Work to complete:
If a line of the records contains the word "accumulate", list it.

───── Record excerpts

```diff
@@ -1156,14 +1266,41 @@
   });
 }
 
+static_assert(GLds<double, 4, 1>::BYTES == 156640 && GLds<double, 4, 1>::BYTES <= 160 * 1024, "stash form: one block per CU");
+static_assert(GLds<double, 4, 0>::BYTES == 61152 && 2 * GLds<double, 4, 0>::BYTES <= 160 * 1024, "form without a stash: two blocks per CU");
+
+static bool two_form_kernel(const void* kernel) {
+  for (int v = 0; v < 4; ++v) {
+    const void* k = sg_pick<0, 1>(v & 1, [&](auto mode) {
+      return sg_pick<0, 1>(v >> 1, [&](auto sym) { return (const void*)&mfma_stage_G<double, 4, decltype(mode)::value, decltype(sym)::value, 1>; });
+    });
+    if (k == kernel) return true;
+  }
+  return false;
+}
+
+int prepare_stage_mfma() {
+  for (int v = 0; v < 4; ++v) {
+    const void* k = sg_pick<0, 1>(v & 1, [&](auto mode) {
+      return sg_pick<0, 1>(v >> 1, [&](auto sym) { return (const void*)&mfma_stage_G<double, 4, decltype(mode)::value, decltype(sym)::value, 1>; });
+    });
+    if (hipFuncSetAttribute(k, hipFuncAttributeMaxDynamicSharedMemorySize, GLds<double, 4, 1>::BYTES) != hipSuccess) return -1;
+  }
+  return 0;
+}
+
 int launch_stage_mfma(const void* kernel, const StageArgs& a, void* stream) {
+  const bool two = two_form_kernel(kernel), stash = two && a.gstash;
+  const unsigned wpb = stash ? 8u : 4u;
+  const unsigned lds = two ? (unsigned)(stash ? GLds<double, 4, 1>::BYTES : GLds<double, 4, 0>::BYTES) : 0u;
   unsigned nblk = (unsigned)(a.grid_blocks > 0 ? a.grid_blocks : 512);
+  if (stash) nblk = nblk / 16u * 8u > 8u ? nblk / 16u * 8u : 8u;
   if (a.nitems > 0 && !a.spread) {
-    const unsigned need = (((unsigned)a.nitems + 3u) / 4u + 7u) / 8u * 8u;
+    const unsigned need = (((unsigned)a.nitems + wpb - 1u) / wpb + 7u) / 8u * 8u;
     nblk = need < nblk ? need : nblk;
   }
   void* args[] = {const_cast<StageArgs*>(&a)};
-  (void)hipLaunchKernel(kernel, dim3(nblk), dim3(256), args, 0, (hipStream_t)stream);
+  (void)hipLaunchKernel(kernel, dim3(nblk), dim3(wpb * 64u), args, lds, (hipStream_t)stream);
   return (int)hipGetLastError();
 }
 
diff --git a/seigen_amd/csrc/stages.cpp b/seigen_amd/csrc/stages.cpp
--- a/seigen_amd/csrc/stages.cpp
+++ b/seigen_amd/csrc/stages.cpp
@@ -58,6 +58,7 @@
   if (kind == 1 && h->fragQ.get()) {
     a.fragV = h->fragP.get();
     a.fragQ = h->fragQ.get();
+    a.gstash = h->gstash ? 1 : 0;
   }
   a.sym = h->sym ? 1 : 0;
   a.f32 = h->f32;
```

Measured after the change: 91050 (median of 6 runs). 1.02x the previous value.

──────────
───── Record excerpts

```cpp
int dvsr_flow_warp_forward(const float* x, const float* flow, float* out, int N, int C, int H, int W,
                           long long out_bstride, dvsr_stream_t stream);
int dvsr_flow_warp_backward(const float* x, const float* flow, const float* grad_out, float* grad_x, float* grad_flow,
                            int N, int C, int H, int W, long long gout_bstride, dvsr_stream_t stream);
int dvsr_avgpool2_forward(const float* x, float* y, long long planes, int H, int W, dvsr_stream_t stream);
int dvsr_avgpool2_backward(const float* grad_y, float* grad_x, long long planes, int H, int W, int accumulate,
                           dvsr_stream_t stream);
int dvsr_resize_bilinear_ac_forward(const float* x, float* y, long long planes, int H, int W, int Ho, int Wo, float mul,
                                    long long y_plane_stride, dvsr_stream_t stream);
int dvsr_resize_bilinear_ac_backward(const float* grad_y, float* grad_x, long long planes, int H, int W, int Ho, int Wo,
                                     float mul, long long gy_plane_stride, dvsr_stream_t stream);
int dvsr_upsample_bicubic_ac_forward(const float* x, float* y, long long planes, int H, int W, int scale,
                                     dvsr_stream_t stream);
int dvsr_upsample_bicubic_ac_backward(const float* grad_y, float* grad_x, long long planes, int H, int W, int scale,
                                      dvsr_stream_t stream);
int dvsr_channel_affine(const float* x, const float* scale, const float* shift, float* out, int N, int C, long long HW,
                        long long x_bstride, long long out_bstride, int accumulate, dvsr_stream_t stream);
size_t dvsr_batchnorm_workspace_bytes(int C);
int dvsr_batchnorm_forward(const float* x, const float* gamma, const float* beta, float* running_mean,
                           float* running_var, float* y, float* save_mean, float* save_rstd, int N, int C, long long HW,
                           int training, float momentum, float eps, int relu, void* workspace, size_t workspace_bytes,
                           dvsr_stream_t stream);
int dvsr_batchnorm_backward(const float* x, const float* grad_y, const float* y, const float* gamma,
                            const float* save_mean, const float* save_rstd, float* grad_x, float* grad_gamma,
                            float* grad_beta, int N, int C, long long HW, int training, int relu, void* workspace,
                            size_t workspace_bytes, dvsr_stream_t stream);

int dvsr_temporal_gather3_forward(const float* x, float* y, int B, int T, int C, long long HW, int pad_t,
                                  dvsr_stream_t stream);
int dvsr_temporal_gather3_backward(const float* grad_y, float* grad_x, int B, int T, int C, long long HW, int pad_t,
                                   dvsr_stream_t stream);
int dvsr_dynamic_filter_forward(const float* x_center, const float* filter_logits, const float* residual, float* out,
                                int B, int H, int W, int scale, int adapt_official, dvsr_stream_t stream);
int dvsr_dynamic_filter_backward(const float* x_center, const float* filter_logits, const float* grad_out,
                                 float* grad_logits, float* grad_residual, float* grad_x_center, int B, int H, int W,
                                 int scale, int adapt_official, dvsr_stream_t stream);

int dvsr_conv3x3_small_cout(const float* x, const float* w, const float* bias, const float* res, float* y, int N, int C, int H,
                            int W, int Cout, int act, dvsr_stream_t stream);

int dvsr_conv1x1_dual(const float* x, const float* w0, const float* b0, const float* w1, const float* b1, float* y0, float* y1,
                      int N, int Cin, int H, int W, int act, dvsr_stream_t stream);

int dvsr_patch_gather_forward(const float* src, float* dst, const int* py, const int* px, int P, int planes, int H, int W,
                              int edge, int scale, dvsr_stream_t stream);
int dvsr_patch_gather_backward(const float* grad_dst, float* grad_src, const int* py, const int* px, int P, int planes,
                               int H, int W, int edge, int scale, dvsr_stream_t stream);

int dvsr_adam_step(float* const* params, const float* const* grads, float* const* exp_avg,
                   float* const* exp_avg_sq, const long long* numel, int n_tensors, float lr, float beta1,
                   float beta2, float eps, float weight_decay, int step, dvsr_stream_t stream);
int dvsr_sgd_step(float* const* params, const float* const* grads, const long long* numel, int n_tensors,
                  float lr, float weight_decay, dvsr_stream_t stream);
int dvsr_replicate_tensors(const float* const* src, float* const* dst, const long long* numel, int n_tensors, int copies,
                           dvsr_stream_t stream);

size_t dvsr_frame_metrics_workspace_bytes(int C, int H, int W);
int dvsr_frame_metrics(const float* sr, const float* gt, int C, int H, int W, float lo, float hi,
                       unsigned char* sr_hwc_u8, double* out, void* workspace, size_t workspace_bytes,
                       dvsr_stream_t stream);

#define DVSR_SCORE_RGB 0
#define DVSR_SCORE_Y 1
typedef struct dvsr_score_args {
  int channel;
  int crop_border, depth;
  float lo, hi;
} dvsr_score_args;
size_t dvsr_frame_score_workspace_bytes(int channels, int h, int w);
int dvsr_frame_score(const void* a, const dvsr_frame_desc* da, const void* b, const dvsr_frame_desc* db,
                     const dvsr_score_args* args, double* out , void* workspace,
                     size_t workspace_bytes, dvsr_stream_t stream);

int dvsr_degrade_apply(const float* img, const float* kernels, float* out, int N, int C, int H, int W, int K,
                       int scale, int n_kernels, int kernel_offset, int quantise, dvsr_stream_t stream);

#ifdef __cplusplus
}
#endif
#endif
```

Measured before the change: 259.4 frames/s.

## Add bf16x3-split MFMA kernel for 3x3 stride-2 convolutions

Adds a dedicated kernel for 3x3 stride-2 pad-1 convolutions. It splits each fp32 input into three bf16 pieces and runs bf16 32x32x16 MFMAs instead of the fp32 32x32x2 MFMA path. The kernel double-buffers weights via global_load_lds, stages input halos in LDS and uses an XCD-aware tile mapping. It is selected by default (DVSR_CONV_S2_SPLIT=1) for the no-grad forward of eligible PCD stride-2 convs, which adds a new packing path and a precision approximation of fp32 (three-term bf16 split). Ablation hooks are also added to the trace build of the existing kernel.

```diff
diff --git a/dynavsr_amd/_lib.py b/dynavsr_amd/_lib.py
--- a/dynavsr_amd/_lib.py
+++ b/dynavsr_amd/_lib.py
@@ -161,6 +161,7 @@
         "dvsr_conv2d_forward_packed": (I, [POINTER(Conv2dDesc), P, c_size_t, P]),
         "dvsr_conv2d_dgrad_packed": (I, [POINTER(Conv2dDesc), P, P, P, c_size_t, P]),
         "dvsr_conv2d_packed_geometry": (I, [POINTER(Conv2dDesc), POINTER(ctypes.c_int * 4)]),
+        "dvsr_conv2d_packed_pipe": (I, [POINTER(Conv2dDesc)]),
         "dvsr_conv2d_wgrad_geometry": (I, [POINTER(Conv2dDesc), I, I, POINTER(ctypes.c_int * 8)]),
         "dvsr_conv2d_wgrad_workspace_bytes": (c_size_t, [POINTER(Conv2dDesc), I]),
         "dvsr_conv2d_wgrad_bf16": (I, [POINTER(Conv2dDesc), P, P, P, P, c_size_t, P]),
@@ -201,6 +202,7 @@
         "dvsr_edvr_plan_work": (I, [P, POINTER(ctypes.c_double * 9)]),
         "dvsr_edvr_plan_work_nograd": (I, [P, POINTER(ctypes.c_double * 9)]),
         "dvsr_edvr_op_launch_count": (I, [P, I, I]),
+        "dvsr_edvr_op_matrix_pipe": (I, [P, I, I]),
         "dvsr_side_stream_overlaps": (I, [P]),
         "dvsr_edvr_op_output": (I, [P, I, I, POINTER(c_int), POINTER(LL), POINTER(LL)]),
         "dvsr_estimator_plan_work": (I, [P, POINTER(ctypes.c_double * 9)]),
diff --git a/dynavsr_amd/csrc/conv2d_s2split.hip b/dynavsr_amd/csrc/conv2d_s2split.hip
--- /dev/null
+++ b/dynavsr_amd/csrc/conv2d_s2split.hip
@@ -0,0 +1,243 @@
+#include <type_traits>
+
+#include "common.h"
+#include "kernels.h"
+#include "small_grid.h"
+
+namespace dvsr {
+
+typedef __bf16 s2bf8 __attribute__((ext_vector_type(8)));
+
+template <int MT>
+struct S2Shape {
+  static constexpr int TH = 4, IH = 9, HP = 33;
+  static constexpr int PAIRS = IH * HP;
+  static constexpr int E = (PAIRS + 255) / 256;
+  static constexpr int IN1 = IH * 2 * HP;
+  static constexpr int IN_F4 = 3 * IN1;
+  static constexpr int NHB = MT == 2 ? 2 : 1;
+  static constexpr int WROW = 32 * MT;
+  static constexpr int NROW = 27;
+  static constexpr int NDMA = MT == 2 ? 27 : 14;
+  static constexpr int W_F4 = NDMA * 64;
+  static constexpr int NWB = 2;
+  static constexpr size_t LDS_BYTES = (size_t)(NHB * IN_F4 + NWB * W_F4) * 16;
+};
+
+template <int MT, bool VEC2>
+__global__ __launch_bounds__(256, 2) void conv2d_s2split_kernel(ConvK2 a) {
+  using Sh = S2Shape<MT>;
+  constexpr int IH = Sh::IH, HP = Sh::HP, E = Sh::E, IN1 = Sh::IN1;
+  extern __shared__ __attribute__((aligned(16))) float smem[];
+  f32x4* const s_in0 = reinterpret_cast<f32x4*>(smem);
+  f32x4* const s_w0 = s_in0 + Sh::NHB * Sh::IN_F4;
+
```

──────────
───── Record excerpts

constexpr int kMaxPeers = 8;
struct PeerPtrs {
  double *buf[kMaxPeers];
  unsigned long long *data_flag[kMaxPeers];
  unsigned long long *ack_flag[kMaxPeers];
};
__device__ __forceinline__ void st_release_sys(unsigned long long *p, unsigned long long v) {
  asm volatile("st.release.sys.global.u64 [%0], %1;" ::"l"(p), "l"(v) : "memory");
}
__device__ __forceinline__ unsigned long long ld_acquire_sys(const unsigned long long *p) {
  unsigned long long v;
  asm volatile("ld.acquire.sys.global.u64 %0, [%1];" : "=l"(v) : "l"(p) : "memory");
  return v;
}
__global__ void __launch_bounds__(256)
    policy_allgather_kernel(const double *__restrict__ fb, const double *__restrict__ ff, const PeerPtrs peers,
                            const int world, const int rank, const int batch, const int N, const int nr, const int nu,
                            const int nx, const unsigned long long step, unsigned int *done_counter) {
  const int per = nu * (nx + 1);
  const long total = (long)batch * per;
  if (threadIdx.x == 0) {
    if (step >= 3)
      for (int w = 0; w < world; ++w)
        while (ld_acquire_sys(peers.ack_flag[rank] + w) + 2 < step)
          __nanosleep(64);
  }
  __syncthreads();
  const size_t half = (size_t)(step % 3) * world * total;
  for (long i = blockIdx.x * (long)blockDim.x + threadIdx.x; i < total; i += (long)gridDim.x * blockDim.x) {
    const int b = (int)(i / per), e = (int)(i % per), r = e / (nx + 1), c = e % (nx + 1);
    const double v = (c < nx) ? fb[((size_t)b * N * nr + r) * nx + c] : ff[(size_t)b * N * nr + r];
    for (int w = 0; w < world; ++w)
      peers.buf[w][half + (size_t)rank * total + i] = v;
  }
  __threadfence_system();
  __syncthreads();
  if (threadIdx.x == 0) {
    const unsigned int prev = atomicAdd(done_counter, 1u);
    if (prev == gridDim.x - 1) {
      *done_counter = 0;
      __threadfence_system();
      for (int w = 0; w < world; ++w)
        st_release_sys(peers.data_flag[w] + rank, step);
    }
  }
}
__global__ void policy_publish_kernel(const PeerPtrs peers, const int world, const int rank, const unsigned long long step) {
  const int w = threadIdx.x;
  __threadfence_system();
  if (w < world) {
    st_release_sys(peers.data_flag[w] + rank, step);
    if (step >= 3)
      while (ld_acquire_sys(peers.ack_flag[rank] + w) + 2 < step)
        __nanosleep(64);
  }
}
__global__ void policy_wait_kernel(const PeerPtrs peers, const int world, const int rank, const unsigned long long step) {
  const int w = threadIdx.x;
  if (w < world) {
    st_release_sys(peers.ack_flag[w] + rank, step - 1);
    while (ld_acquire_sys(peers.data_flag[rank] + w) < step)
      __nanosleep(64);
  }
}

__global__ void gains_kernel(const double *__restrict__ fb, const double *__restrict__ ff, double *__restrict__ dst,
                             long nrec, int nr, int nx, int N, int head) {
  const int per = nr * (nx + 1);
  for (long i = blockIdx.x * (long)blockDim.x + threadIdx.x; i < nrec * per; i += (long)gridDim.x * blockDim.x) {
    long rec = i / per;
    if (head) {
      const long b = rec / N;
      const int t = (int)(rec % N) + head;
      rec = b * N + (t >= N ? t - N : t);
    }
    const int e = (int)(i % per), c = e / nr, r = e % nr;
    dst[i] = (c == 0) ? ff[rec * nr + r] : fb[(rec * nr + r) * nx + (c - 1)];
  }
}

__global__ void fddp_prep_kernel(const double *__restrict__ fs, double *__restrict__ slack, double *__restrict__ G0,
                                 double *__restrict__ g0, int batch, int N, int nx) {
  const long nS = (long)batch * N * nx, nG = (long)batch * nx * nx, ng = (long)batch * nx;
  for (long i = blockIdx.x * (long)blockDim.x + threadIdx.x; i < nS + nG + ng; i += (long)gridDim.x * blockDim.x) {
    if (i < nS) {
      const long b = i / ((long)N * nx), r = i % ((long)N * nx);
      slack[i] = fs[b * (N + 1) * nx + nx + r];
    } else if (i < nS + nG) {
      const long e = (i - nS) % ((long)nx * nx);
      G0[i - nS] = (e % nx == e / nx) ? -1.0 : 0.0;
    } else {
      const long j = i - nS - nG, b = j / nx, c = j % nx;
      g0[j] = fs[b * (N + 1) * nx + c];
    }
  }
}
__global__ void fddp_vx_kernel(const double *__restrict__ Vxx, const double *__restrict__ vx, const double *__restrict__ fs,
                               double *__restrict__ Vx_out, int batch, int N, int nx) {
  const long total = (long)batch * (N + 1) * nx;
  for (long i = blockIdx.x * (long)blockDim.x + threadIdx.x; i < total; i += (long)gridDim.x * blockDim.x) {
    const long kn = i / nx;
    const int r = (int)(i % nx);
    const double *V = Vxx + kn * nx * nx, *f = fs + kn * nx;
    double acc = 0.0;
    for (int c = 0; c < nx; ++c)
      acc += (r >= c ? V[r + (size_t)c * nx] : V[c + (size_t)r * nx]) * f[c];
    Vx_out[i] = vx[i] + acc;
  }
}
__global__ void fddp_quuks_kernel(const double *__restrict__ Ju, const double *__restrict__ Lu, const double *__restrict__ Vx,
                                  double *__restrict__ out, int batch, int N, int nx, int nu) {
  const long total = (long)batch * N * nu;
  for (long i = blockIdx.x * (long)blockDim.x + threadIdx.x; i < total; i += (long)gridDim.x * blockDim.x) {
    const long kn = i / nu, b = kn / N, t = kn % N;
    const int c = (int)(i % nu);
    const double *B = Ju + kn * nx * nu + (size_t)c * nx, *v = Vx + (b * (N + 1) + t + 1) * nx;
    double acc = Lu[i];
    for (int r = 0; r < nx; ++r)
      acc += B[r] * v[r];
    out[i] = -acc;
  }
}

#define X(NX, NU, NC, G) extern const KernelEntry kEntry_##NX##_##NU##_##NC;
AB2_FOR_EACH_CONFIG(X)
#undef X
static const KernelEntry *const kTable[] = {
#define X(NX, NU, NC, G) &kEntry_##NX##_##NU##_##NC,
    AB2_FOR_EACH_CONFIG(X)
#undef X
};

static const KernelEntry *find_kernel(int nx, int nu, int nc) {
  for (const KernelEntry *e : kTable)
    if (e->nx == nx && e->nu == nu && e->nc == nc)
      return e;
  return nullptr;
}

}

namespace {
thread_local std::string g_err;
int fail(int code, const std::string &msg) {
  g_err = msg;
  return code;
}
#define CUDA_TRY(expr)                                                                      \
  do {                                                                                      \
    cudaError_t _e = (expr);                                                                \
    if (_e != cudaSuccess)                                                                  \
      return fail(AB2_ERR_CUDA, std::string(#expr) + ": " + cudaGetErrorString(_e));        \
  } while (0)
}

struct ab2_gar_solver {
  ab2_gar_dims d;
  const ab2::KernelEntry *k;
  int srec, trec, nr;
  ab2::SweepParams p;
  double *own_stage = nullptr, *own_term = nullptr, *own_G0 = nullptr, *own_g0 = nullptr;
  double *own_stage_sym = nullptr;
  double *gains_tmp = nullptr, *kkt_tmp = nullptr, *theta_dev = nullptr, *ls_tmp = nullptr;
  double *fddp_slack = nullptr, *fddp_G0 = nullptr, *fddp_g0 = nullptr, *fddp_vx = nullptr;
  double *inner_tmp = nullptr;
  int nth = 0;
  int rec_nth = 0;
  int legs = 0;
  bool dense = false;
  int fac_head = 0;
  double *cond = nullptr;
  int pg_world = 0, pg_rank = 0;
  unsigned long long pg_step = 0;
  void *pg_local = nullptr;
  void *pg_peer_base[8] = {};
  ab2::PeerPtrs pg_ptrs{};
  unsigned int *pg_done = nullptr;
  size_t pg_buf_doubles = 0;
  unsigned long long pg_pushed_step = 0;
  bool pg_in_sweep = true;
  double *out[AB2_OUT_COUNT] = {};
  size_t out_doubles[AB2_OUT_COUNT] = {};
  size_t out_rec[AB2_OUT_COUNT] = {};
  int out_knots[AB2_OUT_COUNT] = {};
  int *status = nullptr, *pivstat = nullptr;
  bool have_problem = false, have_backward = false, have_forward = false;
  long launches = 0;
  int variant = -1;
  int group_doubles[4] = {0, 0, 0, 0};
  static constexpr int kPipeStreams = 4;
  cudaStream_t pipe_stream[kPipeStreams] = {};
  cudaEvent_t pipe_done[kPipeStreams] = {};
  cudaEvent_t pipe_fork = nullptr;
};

──────────

Expected answer:
int dvsr_avgpool2_backward(const float* grad_y, float* grad_x, long long planes, int H, int W, int accumulate,
                        long long x_bstride, long long out_bstride, int accumulate, dvsr_stream_t stream);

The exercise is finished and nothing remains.